Re: [Qemu-devel] chardev's and fd's in monitors

[Markus Armbruster]

"Daniel P. Berrange" <address@hidden> writes:

> On Wed, Oct 19, 2016 at 09:12:11AM +0100, Dr. David Alan Gilbert wrote:
>> * Markus Armbruster (address@hidden) wrote:
>> > "Daniel P. Berrange" <address@hidden> writes:
>> > 
>> > > On Tue, Oct 18, 2016 at 02:52:13PM +0100, Dr. David Alan Gilbert wrote:
[...]
>> > >> I already use error_report's in places in migration threads of various
>> > >> types; I'm not sure if that's a problem.
>> > >
>> > > Unless those places are protected by the big qemu lock, that sounds
>> > > not good. error_report calls into error_vprintf which checks the
>> > > 'cur_mon' global "Monitor" pointer. This variable is updated at
>> > > runtime - eg in qmp_human_monitor_command(), monitor_qmp_read(),
>> > > monitor_read(), etc. So if migration threads outside the BQL are
>> > > calling error_report() that could well cause problems.

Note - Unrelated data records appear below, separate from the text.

# randomwons/RayTracingStudy

Measured on AMD Instinct MI355X. Metric: Mrays/s (primary+shadow) at 1920x1080, 64 spp, 100000 spheres, higher is better.
Workload: dtype f32; 1 GPU; c3: 64 spp Monte-Carlo accumulate, ~100k spheres (headline); width=1920, height=1080, spp=64, n_spheres=100000, octree_depth=7, octree_nodes=37384, prim_refs=153448, leaf_capacity=12, parallelism=single, frames_in_flight=1, rays_per_frame=184963628, primary_per_frame=132710400

## Files before the change

### include/rt.h

```cpp
#ifndef RT_AMD_RT_H
#define RT_AMD_RT_H

#include <stddef.h>
#include <stdint.h>

#ifdef __cplusplus
extern "C" {
#endif

#define RT_ABI_VERSION 4

typedef struct rt_renderer rt_renderer;

enum {
    RT_OK = 0,
    RT_E_INVALID = -1,
    RT_E_HIP = -2,
    RT_E_NOMEM = -3,
    RT_E_NOSCENE = -4,
    RT_E_STATE = -5
};

enum {
    RT_MODE_COMPAT = 0,
    RT_MODE_SCENE = 1
};

enum {
    RT_FLAG_JITTER = 1u << 0,
    RT_FLAG_NO_JITTER = 1u << 1,
    RT_FLAG_RADIANCE = 1u << 2,
    RT_FLAG_NO_SHADOWS = 1u << 3,
    RT_FLAG_HOST_BUILD = 1u << 4,
    RT_FLAG_PROGRESSIVE = 1u << 5,
    RT_FLAG_COMPAT_FMA = 1u << 6,
    RT_FLAG_PAD_FILL_SHIFT = 8,
    RT_FLAG_TEST_HOOKS = 1u << 10,
    RT_FLAG_TEST_POISON = 1u << 11,
    RT_FLAG_NO_OCCLUDERS = 1u << 12,
    RT_FLAG_NO_BINS = 1u << 13,
    RT_FLAG_VARIANT_SHIFT = 16,
    RT_FLAG_OPT_SHIFT = 20,
    RT_FLAG_CELL_TABLE_SHIFT = 28
};

typedef struct rt_config {
    uint32_t width;
    uint32_t height;
    uint32_t spp;
    uint32_t seed;
    int32_t device;
    uint32_t mode;
    uint32_t flags;
    float light_dir[3];
    float ambient;
} rt_config;

typedef struct rt_octree_params {
    float min[3];
    float max[3];
    float resolution;
    uint32_t max_depth;
    uint32_t leaf_capacity;
// ... 58 lines not shown
    RT_BINS_ON = 0,
    RT_BINS_OFF_FLAG = 1,
    RT_BINS_OFF_KERNEL = 2,
    RT_BINS_OFF_CAMERA = 3,
    RT_BINS_OFF_CAPACITY = 4,
    RT_BINS_OFF_WIDE = 5,
    RT_BINS_OFF_DENSE = 6,
    RT_BINS_NO_FRAME = 7
};
typedef struct rt_bin_info {
    uint32_t enabled;
    uint32_t reason;
    uint32_t bin_size;
    uint32_t bins;
    uint32_t entries;
    uint32_t capacity;
    uint32_t non_empty_bins;
    uint32_t longest;
    uint32_t overflowed_bins;
    uint32_t wide;
    float bin_build_ms;
} rt_bin_info;
int rt_get_bin_info(rt_renderer* r, rt_bin_info* info);
int rt_export_bins(rt_renderer* r, uint32_t* headers_out, uint32_t* indices_out, uint32_t* wide_out);
int rt_export_bin_tiles(rt_renderer* r, uint32_t* tw, uint32_t* th, uint32_t* tiles_per_bin,
                        uint64_t* words_out);
int rt_generate_spheres(uint32_t n, uint32_t seed, float* spheres_out, uint32_t* albedo_out);

int rt_save_spheres(const char* path, const float* spheres, const uint32_t* albedo, uint32_t n);
int rt_load_spheres(const char* path, float* spheres_out, uint32_t* albedo_out,
                    uint32_t capacity, uint32_t* n_out);

int rt_render(rt_renderer* r, void* dev_rgba8, void* stream, rt_stats* stats);
int rt_bind_graphics_resource(rt_renderer* r, void* hip_graphics_resource);
typedef struct rt_display_ops {
    int (*map)(void* user, void* stream, void** dev_ptr, size_t* bytes);
    int (*unmap)(void* user, void* stream);
} rt_display_ops;
int rt_bind_display(rt_renderer* r, const rt_display_ops* ops, void* user);
int rt_render_tiles(rt_renderer* r, const uint32_t* tile_ids, uint32_t n_tiles,
                    uint32_t tile_size, void* dev_packed_rgba8, void* stream, rt_stats* stats);
#define RT_TILE_SKIP 0xFFFFFFFFu
int rt_unpack_tiles(rt_renderer* r, const void* dev_packed_rgba8, const uint32_t* tile_ids,
                    uint32_t n_tiles, uint32_t tile_size, void* dev_rgba8, void* stream);
int rt_reset_accumulation(rt_renderer* r);
int rt_synchronize(rt_renderer* r);
// ... 99 lines not shown
```

### raytracingstudy_amd/_lib.py

```python
from __future__ import annotations

import ctypes
import os
import threading

_HERE = os.path.dirname(os.path.abspath(__file__))
LIB_PATH = os.environ.get("RT_AMD_LIB") or os.path.join(_HERE, "librt_amd.so")

RT_OK = 0
RT_E_INVALID = -1
RT_E_HIP = -2
RT_E_NOMEM = -3
RT_E_NOSCENE = -4
RT_E_STATE = -5

RT_MODE_COMPAT = 0
RT_MODE_SCENE = 1

RT_FLAG_JITTER = 1 << 0
RT_FLAG_NO_JITTER = 1 << 1
RT_FLAG_RADIANCE = 1 << 2
RT_FLAG_NO_SHADOWS = 1 << 3
RT_FLAG_HOST_BUILD = 1 << 4
RT_FLAG_PROGRESSIVE = 1 << 5
RT_FLAG_COMPAT_FMA = 1 << 6
RT_BUILDER_DEVICE = 0
RT_BUILDER_HOST = 1
RT_TILE_SKIP = 0xFFFFFFFF
RT_FLAG_PAD_FILL_SHIFT = 8
RT_FLAG_TEST_HOOKS = 1 << 10
RT_FLAG_TEST_POISON = 1 << 11
RT_FLAG_NO_OCCLUDERS = 1 << 12
RT_FLAG_NO_BINS = 1 << 13
RT_FLAG_VARIANT_SHIFT = 16
RT_FLAG_OPT_SHIFT = 20
RT_FLAG_CELL_TABLE_SHIFT = 28
RT_CELL_TABLE_OFF = 15
VARIANT_REMOVED = 2
VARIANT_BLOCK = 7
VARIANT_WAVEQ = 13
VARIANT_WAVEQ_LOW = 4
RT_TRANSPORT_AUTO = 0
RT_TRANSPORT_RCCL = 1
RT_TRANSPORT_PEER = 2
RT_MAX_DEVICES = 16
RT_NO_HIT = 0xFFFFFFFF
RT_QUERY_NEAREST = 0
RT_QUERY_ANY = 1
RT_MULTIHIT_MAX = 16
RT_OVERLAP_MAX = 16
RT_OVERLAP_MORE = 0x80000000
RT_OVERLAP_SKIP_SELF = 1
RT_CLOSEST_MAX = 16
RT_CLOSEST_SKIP_SELF = 1
RT_SWEEP_ENTRY_ONLY = 1
RT_SWEEP_SKIP_SELF = 2
# ... 159 lines not shown
_P = ctypes.c_void_p
_u32 = ctypes.c_uint32
_int = ctypes.c_int
_fp = ctypes.POINTER(ctypes.c_float)
SIGNATURES = {
    "rt_abi_version": (_int, []),
    "rt_device_count": (_int, []),
    "rt_config_default": (None, [ctypes.POINTER(RtConfig)]),
    "rt_octree_params_default": (None, [ctypes.POINTER(RtOctreeParams)]),
    "rt_create": (_int, [ctypes.POINTER(RtConfig), ctypes.POINTER(_P)]),
    "rt_destroy": (_int, [_P]),
    "rt_set_pose": (_int, [_P, _fp]),
    "rt_set_intrinsic": (_int, [_P, _fp]),
    "rt_get_camera": (_int, [_P, _fp, _fp]),
    "rt_resize": (_int, [_P, _u32, _u32]),
    "rt_resize_intrinsic": (None, [_u32, _u32, _fp]),
    "rt_set_scene": (_int, [_P, _P, _P, _u32, ctypes.POINTER(RtOctreeParams)]),
    "rt_set_scene_device": (_int, [_P, _P, _P, _u32, ctypes.POINTER(RtOctreeParams), _P]),
    "rt_set_octree": (_int, [_P, _fp, _fp, ctypes.c_float]),
    "rt_get_scene_info": (_int, [_P, ctypes.POINTER(RtSceneInfo)]),
    "rt_export_octree": (_int, [_P, _P, _P, _P]),
    "rt_export_occluders": (_int, [_P, _P, _P, _P, _P]),
    "rt_get_bin_info": (_int, [_P, ctypes.POINTER(RtBinInfo)]),
    "rt_export_bins": (_int, [_P, _P, _P, _P]),
    "rt_export_bin_tiles": (_int, [_P, _P, _P, _P, _P]),
    "rt_save_spheres": (_int, [ctypes.c_char_p, _P, _P, _u32]),
    "rt_load_spheres": (_int, [ctypes.c_char_p, _P, _P, _u32, ctypes.POINTER(_u32)]),
    "rt_generate_spheres": (_int, [_u32, _u32, _P, _P]),
    "rt_render": (_int, [_P, _P, _P, ctypes.POINTER(RtStats)]),
    "rt_bind_graphics_resource": (_int, [_P, _P]),
    "rt_bind_display": (_int, [_P, ctypes.POINTER(RtDisplayOps), _P]),
    "rt_render_tiles": (_int, [_P, _P, _u32, _u32, _P, _P, ctypes.POINTER(RtStats)]),
    "rt_unpack_tiles": (_int, [_P, _P, _P, _u32, _u32, _P, _P]),
    "rt_trace_rays": (_int, [_P, _P, _u32, _u32, _P, _P, ctypes.POINTER(RtStats)]),
    "rt_pick": (_int, [_P, ctypes.c_float, ctypes.c_float, ctypes.POINTER(RtHit), _fp]),
    "rt_trace_rays_multi": (_int, [_P, _P, _u32, _u32, _P, _P, _P, ctypes.POINTER(RtStats)]),
    "rt_pick_multi": (_int, [_P, ctypes.c_float, ctypes.c_float, _u32, ctypes.POINTER(RtHit),
                             ctypes.POINTER(_u32)]),
    "rt_query_overlaps": (_int, [_P, _P, _u32, _u32, _u32, _P, _P, _P, ctypes.POINTER(RtStats)]),
    "rt_overlaps_at": (_int, [_P, _fp, ctypes.c_float, _u32, ctypes.POINTER(_u32), ctypes.POINTER(_u32)]),
    "rt_query_closest": (_int, [_P, _P, _u32, _u32, _u32, _P, _P, _P, ctypes.POINTER(RtStats)]),
    "rt_closest_at": (_int, [_P, _fp, ctypes.c_float, _u32, ctypes.POINTER(RtNear), ctypes.POINTER(_u32)]),
    "rt_sweep_spheres": (_int, [_P, _P, _P, ctypes.c_float, _u32, _u32, _P, _P, ctypes.POINTER(RtStats)]),
    "rt_sweep_at": (_int, [_P, _fp, _fp, ctypes.c_float, ctypes.c_float, _u32, ctypes.POINTER(RtHit), _fp]),
    "rt_pick_thick": (_int, [_P, ctypes.c_float, ctypes.c_float, ctypes.c_float, ctypes.POINTER(RtHit), _fp]),
    "rt_render_gbuffer": (_int, [_P, ctypes.POINTER(RtGBuffer), _P, ctypes.POINTER(RtStats)]),
# ... 70 lines not shown
```

### raytracingstudy_amd/csrc/rt_capi.cpp

```cpp
#include <mutex>

#include "rt_host.h"

using namespace rtamd;

namespace rtamd {

thread_local std::string g_last_error;

int fail(rt_renderer* r, int code, const std::string& msg) {
    g_last_error = msg;
    if (r) r->err = msg;
    return code;
}

int hip_fail(rt_renderer* r, hipError_t e, const char* what) {
    std::string m = std::string(what) + ": " + hipGetErrorString(e);
    return fail(r, RT_E_HIP, m);
}

int set_device(rt_renderer* r) {
    RT_HIP(r, hipSetDevice(r->device));
    return RT_OK;
}
// ... 362 lines not shown
    if ((st = set_device(r))) return st;
    RT_HIP(r, hipStreamSynchronize(r->stream));
    if (r->pending) RT_HIP(r, hipEventSynchronize(r->done));
    occ_collect_time(r);
    return queue_report(r);
}

int rt_readback(rt_renderer* r, uint8_t* host_rgba8, float* host_rgba32f) {
    if (const int st = rt_synchronize(r)) return st;
    const size_t px = (size_t)r->W * r->H;
    if (host_rgba8) RT_HIP(r, hipMemcpy(host_rgba8, r->fb.p, px * 4, hipMemcpyDeviceToHost));
    if (host_rgba32f) {
        if (!(r->cfg.flags & RT_FLAG_RADIANCE))
            return fail(r, RT_E_STATE, "rt_readback: radiance buffer needs RT_FLAG_RADIANCE");
        RT_HIP(r, hipMemcpy(host_rgba32f, r->rad.p, px * 16, hipMemcpyDeviceToHost));
    }
    return RT_OK;
}

void* rt_framebuffer(rt_renderer* r) { return r ? r->fb.p : nullptr; }

void* rt_stream(rt_renderer* r) { return r ? static_cast<void*>(own_stream(r)) : nullptr; }

const char* rt_last_error(const rt_renderer* r) {
    if (r) return r->err.c_str();
    return g_last_error.c_str();
}

}
```

### raytracingstudy_amd/csrc/rt_frame.cpp

```cpp
#include "rt_frame_math.h"
#include "rt_host.h"

using namespace rtamd;

namespace rtamd {

void fill_frame_args(rt_renderer* r, FrameArgs& a) {
    memset(&a, 0, sizeof(a));
    fill_camera(r, a.cam);
    a.sc = r->sc;
    a.W = r->W;
    a.H = r->H;
    a.spp = r->cfg.spp ? r->cfg.spp : 1;
    a.seedmix = mix32(r->cfg.seed ^ 0x9E3779B9u);
    bool jitter = a.spp > 1;
    if (r->cfg.flags & RT_FLAG_JITTER) jitter = true;
    if (r->cfg.flags & RT_FLAG_NO_JITTER) jitter = false;
    a.jitter = jitter ? 1u : 0u;
    a.shadows = (r->cfg.flags & RT_FLAG_NO_SHADOWS) ? 0u : 1u;
    a.contract = (r->cfg.flags & RT_FLAG_COMPAT_FMA) ? 1u : 0u;
    const float* ld = r->cfg.light_dir;
    const float ll = sqrtf(ld[0] * ld[0] + ld[1] * ld[1] + ld[2] * ld[2]);
    a.L[0] = -(ld[0] / ll);
    a.L[1] = -(ld[1] / ll);
    a.L[2] = -(ld[2] / ll);
    a.ambient = r->cfg.ambient;
    a.inv_spp = 1.0f / static_cast<float>(a.spp);
    if ((r->cfg.flags & RT_FLAG_PROGRESSIVE) && r->cfg.mode == RT_MODE_SCENE) {
        if (uint64_t(r->frames_accum + 1) * a.spp >= (1ull << 31)) r->frames_accum = 0;
        a.accum = r->accum.p;
        a.s_base = r->frames_accum * a.spp;
        a.accum_in = r->frames_accum ? 1u : 0u;
        a.inv_spp = 1.0f / static_cast<float>((r->frames_accum + 1) * a.spp);
    }
    a.counters = r->counters.p;
    a.sc.opt = (r->cfg.flags >> RT_FLAG_OPT_SHIFT) & 0xFFu;
    a.wq_claim_delay = r->test_claim_delay;
    a.qerr = r->qerr_dev;
    if (++r->frame_seq == 0) r->frame_seq = 1;
    a.frame_id = r->frame_seq;
    const uint32_t v = (r->cfg.flags >> RT_FLAG_VARIANT_SHIFT) & 0xFu;
    a.variant = v ? v : default_variant(a.spp);
}

int check_tiles(rt_renderer* r, const uint32_t* ids, uint32_t n_tiles, uint32_t ts,
                bool allow_skip) {
    if (ts == 0 || ts % 64 != 0 || ts > 4096)
        return fail(r, RT_E_INVALID, "tile_size must be a multiple of 64 in [64, 4096]");
    const uint32_t tx = (r->W + ts - 1) / ts, ty = (r->H + ts - 1) / ts;
    for (uint32_t i = 0; i < n_tiles; ++i)
        if (ids[i] >= tx * ty && !(allow_skip && ids[i] == RT_TILE_SKIP))
            return fail(r, RT_E_INVALID, "tile id out of range");
    return RT_OK;
}

constexpr size_t kTileListSlots = 16;

int tile_list(rt_renderer* r, const uint32_t* ids, uint32_t n, hipStream_t s, const uint32_t** out) {
    rt_renderer::TileList* hit = nullptr;
// ... 232 lines not shown
    return RT_OK;
}
int block_stats_end(rt_renderer* r, const FrameArgs& a, hipStream_t st) {
    if (!a.bstats) return RT_OK;
    unsigned long long h[2 * kBlockStats];
    RT_HIP(r, hipStreamSynchronize(st));
    RT_HIP(r, hipMemcpy(h, g_bstats, sizeof(h), hipMemcpyDeviceToHost));
    if (FILE* f = fopen(getenv("RT_BLOCK_STATS_FILE"), "a")) {
        fprintf(f, "{\"W\": %u, \"H\": %u, \"spp\": %u, \"counts\": [", a.W, a.H, a.spp);
        for (uint32_t i = 0; i < 2 * kBlockStats; ++i) fprintf(f, "%s%llu", i ? ", " : "", h[i]);
        fprintf(f, "]}\n");
        fclose(f);
    }
    return RT_OK;
}
#else
inline int block_stats_begin(rt_renderer*, FrameArgs&, hipStream_t) { return RT_OK; }
inline int block_stats_end(rt_renderer*, const FrameArgs&, hipStream_t) { return RT_OK; }
#endif
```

If you
>> > > are lucky messages will merely end up going to stderr instead of
>> > > the monitor, but in worst case I wouldn't be surprised if there
>> > > is a crash possibility in some race conditions.
>> > 
>> > cur_mon dates back to single-threaded times.
>> > 
>> > The idea is to print to the monitor when running within an HMP command,
>> > else to stderr.
>> > 
>> > The current solution is to set cur_mon around monitor commands.  Fine
>> > with a single thread, not fine at all with multiple threads.
>> > 
>> > Making cur_mon thread-local should fix things.
>> > 
>> > If you do want to report errors from another thread in a monitor, you
>> > should use error_setg() & friends to get them into the monitor, in my
>> > opinion.  Asynchronously barfing output to a monitor doesn't strike me
>> > as a sensible design.  Not least because it doesn't work at all with
>> > QMP!  If an error message is important enough for the human monitor's
>> > user to make use route it to the human monitor, why is hiding it from
>> > the QMP client okay?
>> > 
>> > If I'm wrong and it is sensible, we need locking.
>> 
>> The difficulty is that we've long tried to be consistent and use error_report
>> rather than fprintf's; now that is turning out to be wrong if we're in
>> other threads.

No, the two are equally wrong as wrong as far as threading is concerned:
unless that other thread is executing an HMP command, error_report()
calls vfprintf().

>>                 It's even trickier for the cases of routines that might
>> be called in either the main thread or another thread - we have no
>> right answer as to how they should print na error.
>
> Pretty much all code should be using error_setg together with an Error **errp
> parameter to the method. The only places that should use error_report are at
> top of the call chain where they unambigously know that the printed result
> is going to the right place.

When you know your code's running on behalf of startup code, a monitor
command or similar, go ahead and error_report().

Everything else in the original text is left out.